There are a number of sciences which deal with Man. We may deal with him in natural history, as one among the animals, having a certain place in evolution, and related to other animals in ascertainable ways. We may deal with him in physiology, as a structure capable of performing certain functions, and reacting to the environment in ways of which some, at least, can be explained by chemistry. We may study him in sociology, as a unit in various organisms, such as the family and the state. And we may study him, in psychology, as he appears to himself. This last gives what we may call an internal view of man, as opposed to the other three, which give an external view. That is to say, in psychology we use data which can only be obtained when the observer and the observed are the same person, whereas in the other ways of studying Man all our data can be obtained by observing other people. There are different ways of interpreting this distinction, and different views of its importance, but there can be no doubt that there is such a distinction. We can remember our own dreams, whereas we cannot know the dreams of others unless they tell us about them. We know when we have toothache, when our food tastes too salt, when we are remembering some past occurrence, and so on. All these events in our lives other people cannot know in the same direct way. In this sense, we all have an inner life, open to our own inspection but to no one else's. This is no doubt the source of the traditional distinction of mind and body: the body was supposed to be that part of us which others could observe, and the mind that part which was private to ourselves. The importance of the distinction has been called in question in recent times, and I do not myself believe that it has any fundamental philosophical significance. But historically it has played a dominant part in determining the conceptions from which men set out when they began to philosophise, and on this account, if on no other, it deserves to be borne in mind.

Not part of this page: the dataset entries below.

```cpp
int bd_retina_assign_encode(const float* anchors, int A, const float* gt_boxes, const int32_t* num_gt, int N,
                            int Gmax, float thr_lo, float thr_hi, int allow_low_quality,
                            const float* mean4_host, const float* std4_host, int32_t* labels,
                            int32_t* match_idx, float* offsets, int32_t* num_fg, void* ws, size_t ws_bytes,
                            bd_stream_t stream);

int bd_fcos_assign(const float* points, int P, const int32_t* lvl_start_host, const float* soi_host,
                   const int32_t* strides_host, int L, float radius, const float* gt_boxes,
                   const int32_t* num_gt, int N, int Gmax, int32_t* labels, float* offsets, float* ctrness,
                   float* stats, bd_stream_t stream);

size_t bd_atss_assign_workspace_bytes(int N, int P);
int bd_atss_assign(const float* points, int P, const int32_t* lvl_start_host, const int32_t* strides_host, int L, int topk,
                   float anchor_scale, const float* gt_boxes, const int32_t* num_gt, int N, int Gmax, int32_t* labels,
                   float* offsets, float* ctrness, float* stats, void* ws, size_t ws_bytes, bd_stream_t stream);

size_t bd_ota_assign_workspace_bytes(int N, int P);
int bd_ota_assign(const float* points, int P, const int32_t* lvl_start_host, const int32_t* strides_host, int L, const void* logits,
                  int K, int ld, const void* pred_ltrb, const float* gt_boxes, const int32_t* num_gt, int N, int Gmax, float alpha,
                  float gamma, float reg_weight, float center_radius, int candidate_k, int32_t* labels, float* targets,
                  float* gt_ious, float* stats, void* ws, size_t ws_bytes, bd_stream_t stream);

size_t bd_ota_sinkhorn_workspace_bytes(int N, int P, int Gmax);
int bd_ota_assign_sinkhorn(const float* points, int P, const int32_t* lvl_start_host, const int32_t* strides_host, int L,
                           const void* logits, int K, int ld, const void* pred_ltrb, const float* gt_boxes, const int32_t* num_gt,
// ... 251 lines not shown
```

Measured before the change: 727.4 images/sec.

## Add DMA-staged fused bottleneck kernel variant for layer1 non-downsample blocks

Adds a new fused layer1 bottleneck kernel for the 256-channel, no-downsample case. It stages halo input chunks straight into LDS with buffer DMA, double-buffers them, and prefetches the next tile's input during the 3x3 stage, with extra loads into a pad region to warm L2. It runs by default unless a route bit disables it, and the ABI gains a route argument. The aim is to hide input-load latency behind MFMA work and cut LDS use, at the cost of more complex synchronisation and a separate code path.

```diff
diff --git a/basedet_amd/_lib.py b/basedet_amd/_lib.py
--- a/basedet_amd/_lib.py
+++ b/basedet_amd/_lib.py
@@ -89,7 +89,7 @@
     "bd_colsum_bf16": (_I, [_P, _I, _L, _L, _L, _I, _P, _I, _P, _Z, _P]),
     "bd_pad_normalize": (_I, [_P, _I, _I, _I, _I, _I, _P, _P, _P, _P]),
     "bd_bottleneck_fwd_supported": (_I, [_I, _I, _I, _I, _I, _I, _I]),
-    "bd_bottleneck_fwd": (_I, [_I, _I, _I, _I, _I, _I, _P, _P, _P, _P, _P, _P, _P, _P, _P, _P, _P]),
+    "bd_bottleneck_fwd": (_I, [_I, _I, _I, _I, _I, _I, _P, _P, _P, _P, _P, _P, _P, _P, _P, _P, _I, _P]),
     "bd_h2d_create": (_I, [C.POINTER(C.c_void_p), _I, _I]),
     "bd_h2d_threads": (_I, [_P]),
     "bd_h2d_submit": (_I, [_P, _P, _I, _L, _P, _L, _P]),
diff --git a/basedet_amd/csrc/bottleneck_fused.hip b/basedet_amd/csrc/bottleneck_fused.hip
--- a/basedet_amd/csrc/bottleneck_fused.hip
+++ b/basedet_amd/csrc/bottleneck_fused.hip
@@ -350,6 +350,237 @@
     }
 }
 
+struct BnDma {};
+constexpr int XD_BYTES = NHALO * PITCH;
+constexpr int XD_UNITS = NHALO * 9;
+constexpr int NTD = 512;
+constexpr int NDM = 4;
+constexpr int DMA_LDS_BYTES = 2 * XD_BYTES + XB_BYTES + W3_BYTES + BIAS_BYTES;
+static_assert(NHALO * PITCH + 1024 <= XB_BYTES, "the L2 warm-up pad lies in mid-1 rows 180..191");
+
+template <typename STAGE, int CIN>
+__global__ __launch_bounds__(NTD, 1) void bottleneck_fused_kernel(const BP p) {
+    static_assert(CIN == 256, "blocks 1 and 2 of layer1");
+    constexpr int NCH = CIN / 64;
+    extern __shared__ __attribute__((aligned(16))) unsigned char smem[];
+    unsigned char* const XB = smem;
+    unsigned char* const M1 = smem + 2 * XD_BYTES;
+    unsigned char* const W3L = M1 + XB_BYTES;
+    float* const B3L = reinterpret_cast<float*>(W3L + W3_BYTES);
+    unsigned char* const PAD = M1 + NHALO * PITCH;
+
+    const int tid = threadIdx.x, lane = tid & 63;
+    const int wave = __builtin_amdgcn_readfirstlane(tid >> 6);
+    const int px = lane & 15, q = lane >> 4;
+    const int pxc = colperm(px);
+    const int xq0 = xpos(q), xq1 = xpos(q + 4);
+    const int cb = wave & 3, ph = wave >> 2;
+    const int wq = xpos(cb * 2 + (q >> 1)) + (q & 1) * 8;
+
+    bf16x8_t w1r[2 * NCH], w2r[18];
+    {
+        const bf16_raw* r1 = p.w1 + (long long)(cb * 16 + px) * CIN + q * 8;
+#pragma unroll
+        for (int s = 0; s < 2 * NCH; ++s) w1r[s] = *reinterpret_cast<const bf16x8_t*>(r1 + s * 32);
+        const bf16_raw* r2 = p.w2 + (long long)(cb * 16 + px) * 576 + q * 8;
+#pragma unroll
+        for (int s = 0; s < 18; ++s) w2r[s] = *reinterpret_cast<const bf16x8_t*>(r2 + s * 32);
+    }
+    for (int u = tid; u < 256 * 8; u += NTD) {
+        const int row = u >> 3, part = u & 7;
+        const int t = (row >> 4) & 3, rho = colperm_inv(row & 15);
+        const int ch = (row & ~63) + 32 * (t >> 1) + 8 * (rho >> 2) + 4 * (t & 1) + (rho & 3);
+        *reinterpret_cast<u32x4_t*>(W3L + row * PITCH + xpos(part)) = *reinterpret_cast<const u32x4_t*>(p.w3 + (long long)ch * CMID + part * 8);
+    }
+    if (tid < 256) B3L[tid] = p.b3[tid];
+    else if (tid < 256 + CMID) B3L[tid] = p.b1[tid - 256];
+    else if (tid < 256 + 2 * CMID) B3L[tid] = p.b2[tid - 256 - CMID];
+
+    const __amdgpu_buffer_rsrc_t x_rsrc = __builtin_amdgcn_make_buffer_rsrc(const_cast<bf16_raw*>(p.x), 0, p.x_bytes, 0x00020000);
+    const __amdgpu_buffer_rsrc_t y_rsrc = __builtin_amdgcn_make_buffer_rsrc(p.y, 0, p.y_bytes, 0x00020000);
+
+    const int xcd = blockIdx.x & 7, slot = blockIdx.x >> 3, stride = gridDim.x >> 3;
+    const int t_end = min((xcd + 1) * p.per_xcd, p.total_tiles);
+    int tile = xcd * p.per_xcd + slot;
+
+    auto decode = [&](int t, unsigned (&vo)[NDM], int& n, int& y0, int& x0) {
+        n = t / p.tiles_per_img;
+        const int r = t - n * p.tiles_per_img;
+        const int ty = r / p.tiles_x;
+        y0 = ty * PH; x0 = (r - ty * p.tiles_x) * PW;
+        int tt = tid;
+        asm volatile("" : "+v"(tt));
+#pragma unroll
+        for (int i = 0; i < NDM; ++i) {
+            const int u = tt + NTD * i, h = u / 9, part = u - 9 * h;
+            const int hy = h / HW, hx = h - hy * HW;
+            const int chunk = (part & 4) | ((part & 1) << 1) | ((part >> 1) & 1);
+            const int gy = y0 - 1 + hy, gx = x0 - 1 + hx;
+            const bool ok = part < 8 && h < NHALO && gy >= 0 && gy < p.H && gx >= 0 && gx < p.W;
+            vo[i] = ok ? (unsigned)((((long long)n * p.H + gy) * p.W + gx) * CIN + chunk * 8) * 2u : X_NONE;
+        }
+    };
+    auto dma_chunk = [&](unsigned char* dst, const unsigned (&vo)[NDM], int c) {
+        int so = c * 128;
+        asm volatile("" : "+s"(so));
+#pragma unroll
+        for (int i = 0; i < NDM - 1; ++i) dma16_bn(x_rsrc, dst + i * (NTD * 16), vo[i], so);
+        if (tid + NTD * (NDM - 1) < XD_UNITS) dma16_bn(x_rsrc, dst + (NDM - 1) * (NTD * 16), vo[NDM - 1], so);
+    };
+    unsigned char* const xdst0 = XB + wave * 1024;
+    unsigned char* const xdst1 = XB + XD_BYTES + wave * 1024;
+
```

Knowledge, traditionally, has been viewed from within, as something which we observe in ourselves rather than as something which we can see others displaying. When I say that it has been so viewed, I mean that this has been the practice of philosophers; in ordinary life, people have been more objective. In ordinary life, knowledge is something which can be tested by examinations, that is to say, it consists in a certain kind of response to a certain kind of stimulus. This objective way of viewing knowledge is, to my mind, much more fruitful than the way which has been customary in philosophy. I mean that, if we wish to give a definition of "knowing", we ought to define it as a manner of reacting to the environment, not as involving something (a "state of mind") which only the person who has the knowledge can observe. It is because I hold this view that I think it best to begin with Man and his environment, rather than with those matters in which the observer and the observed must be the same person. Knowing, as I view it, is a characteristic which may be displayed in our reactions to our environment; it is therefore necessary first of all to consider the nature of these reactions as they appear in science.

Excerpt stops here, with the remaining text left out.